Start of Data records
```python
def load_library():
    global _lib
    if _lib is not None:
        return _lib
    if not LIB_PATH.exists():
        raise RuntimeError(f"{LIB_PATH} is missing: run `python -c 'import __graft_entry__ as g; g.build()'` "
                           "(hipcc --offload-arch=gfx950); there is no CPU fallback")
    import torch
    lib = ctypes.CDLL(str(LIB_PATH))
    vp, u64, u32, i32 = ctypes.c_void_p, ctypes.c_uint64, ctypes.c_uint32, ctypes.c_int32
    rp = ctypes.POINTER(Result)
    lib.spng_version.restype = i32
    lib.spng_status_string.restype = ctypes.c_char_p
    lib.spng_status_string.argtypes = [i32]
    lib.spng_last_error_string.restype = ctypes.c_char_p
    lib.spng_inflated_size.restype = u64
    lib.spng_inflated_size.argtypes = [u32, u32, ctypes.c_int, ctypes.c_int, ctypes.c_int]
    lib.spng_storage_size.restype = u64
    lib.spng_storage_size.argtypes = [u32, u32, ctypes.c_int, ctypes.c_int]
    lib.spng_create.argtypes = [ctypes.c_int, vp, ctypes.POINTER(vp)]
    lib.spng_destroy.restype = None
    lib.spng_destroy.argtypes = [vp]
    lib.spng_stream.restype = vp
    lib.spng_stream.argtypes = [vp]
    lib.spng_sync.argtypes = [vp]
    lib.spng_configure.argtypes = [vp, ctypes.c_int, ctypes.c_int64]
    lib.spng_profile.argtypes = [vp, ctypes.c_int]
    lib.spng_profile_get.argtypes = [vp, ctypes.c_int, ctypes.POINTER(ctypes.c_double), ctypes.POINTER(u64)]
    lib.spng_token_stats.argtypes = [vp, ctypes.POINTER(u64), ctypes.POINTER(u64), ctypes.POINTER(ctypes.c_int32)]
    lib.spng_cut_stats.argtypes = [vp, ctypes.POINTER(u64), ctypes.POINTER(u64), ctypes.POINTER(u64)]
    lib.spng_inflate_batch.argtypes = [vp, ctypes.POINTER(StreamDesc), u32, vp, rp]
    lib.spng_inflate_resume_batch.argtypes = [vp, ctypes.POINTER(StreamDesc), ctypes.POINTER(ctypes.c_uint64), u32, vp, rp]
    lib.spng_unfilter_batch.argtypes = [vp, ctypes.POINTER(ImageDesc), u32, vp, vp, rp]
    lib.spng_unfilter_resume_batch.argtypes = [vp, ctypes.POINTER(ImageDesc), ctypes.POINTER(ctypes.c_void_p), ctypes.POINTER(u64),
                                               ctypes.POINTER(u64), u32, vp, rp]
    lib.spng_decode_batch.argtypes = [vp, ctypes.POINTER(ImageDesc), u32, vp, rp]
    lib.spng_filter_batch.argtypes = [vp, ctypes.POINTER(ImageDesc), u32, vp, rp]
    lib.spng_inflate.argtypes = [vp, vp, u64, i32, vp, u64, rp]
    lib.spng_unfilter.argtypes = [vp, vp, u64, u32, u32, ctypes.c_int, ctypes.c_int, ctypes.c_int, vp, rp]
    lib.spng_decode.argtypes = [vp, vp, u64, i32, u32, u32, ctypes.c_int, ctypes.c_int, ctypes.c_int, vp, rp]
    lib.spng_adler32.argtypes = [vp, vp, u64, ctypes.POINTER(u32)]
    lib.spng_filter.argtypes = [vp, vp, u32, u32, ctypes.c_int, ctypes.c_int, ctypes.c_int, vp, rp]
    lib.spng_lex_batch.argtypes = [vp, ctypes.POINTER(FileDesc), u32, vp, ctypes.POINTER(Lexed)]
    lib.spng_lex_state_bytes.restype = u64
    lib.spng_lex_resume_batch.argtypes = [vp, ctypes.POINTER(FileDesc), ctypes.POINTER(vp), u32, vp, ctypes.POINTER(Lexed)]
    lib.spng_lex_dir_batch.argtypes = [vp, ctypes.POINTER(FileDesc), ctypes.POINTER(ChunkDir), u32, vp, ctypes.POINTER(Lexed)]
    lib.spng_text_batch.argtypes = [vp, ctypes.POINTER(TextDesc), u32, vp, rp]
    lib.spng_lex_resume_stats.argtypes = [vp, ctypes.POINTER(u64), ctypes.POINTER(u64), ctypes.POINTER(u64)]
    lib.spng_write_idat_batch.argtypes = [vp, ctypes.POINTER(ChunkingDesc), u32, vp, rp]
    lib.spng_crc32.argtypes = [vp, vp, u64, ctypes.POINTER(u32)]
    lib.spng_file_bound.restype = u64
    lib.spng_file_bound.argtypes = [ctypes.POINTER(PngDesc), u64]
    lib.spng_write_file_batch.argtypes = [vp, ctypes.POINTER(PngDesc), u32, vp, rp]
    lib.spng_compress_batch.argtypes = [vp, ctypes.POINTER(ImageDesc), ctypes.POINTER(PngDesc), i32, u32, vp, rp]
    lib.spng_unpack_batch.argtypes = [vp, vp, u32]
    lib.spng_unpack.argtypes = [vp, vp, u32, u32, ctypes.c_int, ctypes.c_int, ctypes.c_int, ctypes.c_int, ctypes.c_int,
                                vp, u32, vp, vp]
    lib.spng_unpack_as.argtypes = [vp, vp, u32, u32, ctypes.c_int, ctypes.c_int, ctypes.c_int, ctypes.c_int, ctypes.c_int,
                                   ctypes.c_int, ctypes.c_int, vp, u32, vp, vp]
    lib.spng_pack_batch.argtypes = [vp, vp, u32]
    lib.spng_pack_as.argtypes = [vp, vp, u32, u32, ctypes.c_int, ctypes.c_int, ctypes.c_int, ctypes.c_int, ctypes.c_int,
                                 ctypes.c_int, vp, u32, vp]
    lib.spng_alpha_batch.argtypes = [vp, vp, u32, vp, rp]
    lib.spng_alpha.argtypes = [vp, vp, u64, ctypes.c_int, ctypes.c_int, ctypes.c_int, vp, rp]
    lib.spng_hsva_batch.argtypes = [vp, vp, u32, vp, rp]
    lib.spng_hsva.argtypes = [vp, vp, u64, ctypes.c_int, vp, rp]
    lib.spng_luminance_batch.argtypes = [vp, vp, u32, vp, rp]
    lib.spng_luminance.argtypes = [vp, vp, u64, ctypes.c_int, vp, rp]
    lib.spng_census_batch.argtypes = [vp, vp, u32, vp, rp]
    lib.spng_census.argtypes = [vp, vp, u64, ctypes.c_int, ctypes.c_int, ctypes.c_int, u32, vp, vp, rp]
    lib.spng_pack_indexed_batch.argtypes = [vp, vp, u32, vp, rp]
    lib.spng_pack_indexed.argtypes = [vp, vp, u32, u32, ctypes.c_int, ctypes.c_int, ctypes.c_int, vp, vp, u32, ctypes.c_int, vp, rp]
    lib.spng_census_wide_batch.argtypes = [vp, vp, u32, vp, rp]
    lib.spng_census_wide.argtypes = [vp, vp, u64, ctypes.c_int, ctypes.c_int, ctypes.c_int, u32, vp, vp, rp]
    lib.spng_map_batch.argtypes = [vp, vp, u32, vp, rp]
    lib.spng_map.argtypes = [vp, vp, u64, ctypes.c_int, ctypes.c_int, ctypes.c_int, vp, vp, u32, ctypes.c_int, vp, vp, rp]
    lib.spng_deflate_bound.restype = u64
    lib.spng_deflate_bound.argtypes = [u64]
    lib.spng_deflate_batch.argtypes = [vp, ctypes.POINTER(StreamDesc), ctypes.POINTER(i32), u32, vp, rp]
    lib.spng_deflate.argtypes = [vp, vp, u64, i32, i32, vp, u64, rp]
    lib.spng_deflate_window.argtypes = [vp, vp, u64, i32, i32, i32, vp, u64, rp]
    lib.spng_encode_batch.argtypes = [vp, ctypes.POINTER(ImageDesc), i32, u32, vp, rp]
    lib.spng_deflate_state_bytes.restype = u64
    lib.spng_deflate_resume_batch.argtypes = [vp, ctypes.POINTER(StreamDesc), ctypes.POINTER(i32), ctypes.POINTER(vp), ctypes.POINTER(ctypes.c_uint8),
                                              ctypes.POINTER(u64), u32, vp, rp]
    lib.spng_shard.argtypes = [u32, u32, u32, ctypes.POINTER(u32), ctypes.POINTER(u32)]
    lib.spng_decode_batch_multi.argtypes = [ctypes.POINTER(vp), u32, ctypes.POINTER(ImageDesc), u32, ctypes.POINTER(vp), rp]
    lib.spng_copy_ceiling.argtypes = [vp, vp, vp, u64, i32, i32, ctypes.POINTER(ctypes.c_double)]
    lib.spng_trim.argtypes = [vp]
    for name in EXPORTS:
        getattr(lib, name)
    _lib = lib
    return lib


_sessions = {}


def load(device: int = 0) -> "Session":
    if device not in _sessions:
        _sessions[device] = Session(device)
    return _sessions[device]


def shard_of(count: int, parts: int, index: int):
    first, n = ctypes.c_uint32(0), ctypes.c_uint32(0)
    lib = load_library()
    _check(lib, lib.spng_shard(count, parts, index, ctypes.byref(first), ctypes.byref(n)))
    return first.value, n.value


def decode_batch_multi(sessions, descs, gather=None):
    lib = load_library()
# ... 71 lines not shown
        i = int(index(key_aggregate(int(k), layout)))
        if not 0 <= i <= 255:
            raise OverflowError(f"indexer returned {i} for {key_aggregate(int(k), layout)}: not representable in UInt8")
        out[j] = i
    return bytes(out)


def tabulate_deindexer(dereference, layout=TARGET_RGBA) -> bytes:
    out = bytearray(1024)
    for i in range(256):
        v = dereference(i)
        if layout == TARGET_RGBA:
            q = tuple(v)
        elif layout == TARGET_VA:
            q = (v[0], v[0], v[0], v[1])
        else:
            q = (v, v, v, 255)
        if len(q) != 4 or not all(0 <= int(x) <= 255 for x in q):
            raise OverflowError(f"deindexer returned {v!r} for {i}: UInt8 components are needed")
        out[4 * i:4 * i + 4] = bytes(int(x) for x in q)
    return bytes(out)


class Session:

    def __init__(self, device: int = 0, use_torch_stream: bool = True):
        import torch
        if not torch.cuda.is_available():
            raise RuntimeError("swift_png_amd needs an MI355X (gfx950); no HIP device is visible and there is "
                               "no CPU fallback")
        self.torch = torch
        self.lib = load_library()
        self.device = device
        self.tdev = torch.device("cuda", device)
        handle = ctypes.c_void_p()
        stream = None
        if use_torch_stream:
            with torch.cuda.device(device):
                stream = ctypes.c_void_p(torch.cuda.current_stream().cuda_stream)
        _check(self.lib, self.lib.spng_create(device, stream, ctypes.byref(handle)))
        self.ctx = handle

    def close(self):
        if self.ctx:
            self.lib.spng_destroy(self.ctx)
            self.ctx = None

    def sync(self):
        _check(self.lib, self.lib.spng_sync(self.ctx))

    def configure(self, key, value):
        _check(self.lib, self.lib.spng_configure(self.ctx, key, int(value)))

    def profile(self, enable=True):
        _check(self.lib, self.lib.spng_profile(self.ctx, int(enable)))

    def trim(self):
        _check(self.lib, self.lib.spng_trim(self.ctx))

    def copy_ceiling(self, nbytes=8 << 30, pattern=0, repeats=5):
        t = self.torch
        a = t.zeros(nbytes // 8, dtype=t.int64, device=self.tdev)
        b = t.empty(nbytes // 8, dtype=t.int64, device=self.tdev)
        ms = ctypes.c_double(0)
        _check(self.lib, self.lib.spng_copy_ceiling(self.ctx, b.data_ptr(), a.data_ptr(), nbytes, pattern, repeats, ctypes.byref(ms)))
        del a, b
        return 2 * nbytes / (ms.value * 1e-3) / 1e9, ms.value

    def profile_get(self, kernel):
        ms, n = ctypes.c_double(0), ctypes.c_uint64(0)
        _check(self.lib, self.lib.spng_profile_get(self.ctx, kernel, ctypes.byref(ms), ctypes.byref(n)))
        return ms.value, n.value

    def token_stats(self):
        b, k, d = ctypes.c_uint64(0), ctypes.c_uint64(0), ctypes.c_int32(0)
        _check(self.lib, self.lib.spng_token_stats(self.ctx, ctypes.byref(b), ctypes.byref(k), ctypes.byref(d)))
        return b.value, k.value, bool(d.value)

    def cut_stats(self):
        t, j, r = ctypes.c_uint64(0), ctypes.c_uint64(0), ctypes.c_uint64(0)
        _check(self.lib, self.lib.spng_cut_stats(self.ctx, ctypes.byref(t), ctypes.byref(j), ctypes.byref(r)))
        return t.value, j.value, r.value

    def to_device(self, data):
        t = self.torch
        if isinstance(data, (bytes, bytearray, memoryview)):
            if len(data) == 0:
                return t.empty(0, dtype=t.uint8, device=self.tdev)
            return t.frombuffer(bytearray(data), dtype=t.uint8).to(self.tdev)
        return t.as_tensor(data, dtype=t.uint8).to(self.tdev)

    def empty(self, n):
        return self.torch.empty(max(int(n), 1), dtype=self.torch.uint8, device=self.tdev)

    @staticmethod
    def _ptr(tensor):
        return ctypes.c_void_p(tensor.data_ptr() if tensor is not None and tensor.numel() else None)

    def inflate_batch(self, streams, caps, fmt=FORMAT_ZLIB):
        n = len(streams)
        outs = [self.empty(c) for c in caps]
        descs = (StreamDesc * n)()
        for i, (s, o, c) in enumerate(zip(streams, outs, caps)):
            descs[i] = StreamDesc(self._ptr(s), s.numel(), self._ptr(o), int(c), pick(fmt, i), 0)
        res = (Result * n)()
        _check(self.lib, self.lib.spng_inflate_batch(self.ctx, descs, n, None, res))
        return outs, list(res)

    def inflate_resume(self, src, src_len, dst, fmt=FORMAT_ZLIB, state=(0, 0, 0, 0)):
        desc = (StreamDesc * 1)(StreamDesc(self._ptr(src), int(src_len), self._ptr(dst), dst.numel(), fmt, 0))
        state = tuple(state) + (0, 0) * (len(state) == 2)
        st = (ctypes.c_uint64 * 4)(*[int(v) for v in state])
        res = (Result * 1)()
        _check(self.lib, self.lib.spng_inflate_resume_batch(self.ctx, desc, st, 1, None, res))
        r = res[0]
        if r.status == NEED_MORE_INPUT:
            tok = int(r.consumed)
            return r, (int(r.aux[0]), int(r.aux[1]), tok, int(r.written) if tok else 0)
        return r, tuple(state)

    def unfilter_resume(self, desc, work, prev_len, now_len):
        arr = (ImageDesc * 1)(desc)
        wp = (ctypes.c_void_p * 1)(self._ptr(work) if work is not None else None)
        prev, now = (ctypes.c_uint64 * 1)(int(prev_len)), (ctypes.c_uint64 * 1)(int(now_len))
        res = (Result * 1)()
        _check(self.lib, self.lib.spng_unfilter_resume_batch(self.ctx, arr, wp, prev, now, 1, None, res))
        return res[0]

    def image_desc(self, idat, rows, storage, w, h, depth, channels, interlaced, fmt=FORMAT_ZLIB, rows_cap=None):
        return ImageDesc(self._ptr(idat), idat.numel() if idat is not None else 0, self._ptr(rows),
                         int(rows_cap if rows_cap is not None else rows.numel()), self._ptr(storage),
                         w, h, depth, channels, int(bool(interlaced)), fmt, 0)

    def decode_batch(self, descs, wait=True):
        n = len(descs)
        arr = descs if isinstance(descs, ctypes.Array) else (ImageDesc * n)(*descs)
        if wait:
            res = (Result * n)()
            _check(self.lib, self.lib.spng_decode_batch(self.ctx, arr, n, None, res))
            return list(res)
        if getattr(self, "_dres", None) is None or self._dres.numel() < n * ctypes.sizeof(Result):
            self._dres = self.empty(n * ctypes.sizeof(Result))
        _check(self.lib, self.lib.spng_decode_batch(self.ctx, arr, n, self._ptr(self._dres), None))
        return None

    def fetch_results(self, n):
        raw = bytes(self._dres[:n * ctypes.sizeof(Result)].cpu().numpy())
        return list((Result * n).from_buffer_copy(raw))

    def unfilter_batch(self, descs, rows_len=None):
        n = len(descs)
        arr = (ImageDesc * n)(*descs)
        res = (Result * n)()
        dl = None
        if rows_len is not None:
            dl = self.torch.tensor(list(rows_len), dtype=self.torch.int64, device=self.tdev)
        _check(self.lib, self.lib.spng_unfilter_batch(self.ctx, arr, n, self._ptr(dl) if dl is not None else None,
                                                      None, res))
        return list(res)

    def filter_batch(self, descs):
        n = len(descs)
        arr = (ImageDesc * n)(*descs)
        res = (Result * n)()
        _check(self.lib, self.lib.spng_filter_batch(self.ctx, arr, n, None, res))
        return list(res)
# ... 483 lines not shown
```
End of Data records
» What you will do:
Filter the entries above and return only the lines holding "count".

» Task output:
def shard_of(count: int, parts: int, index: int):
    _check(lib, lib.spng_shard(count, parts, index, ctypes.byref(first), ctypes.byref(n)))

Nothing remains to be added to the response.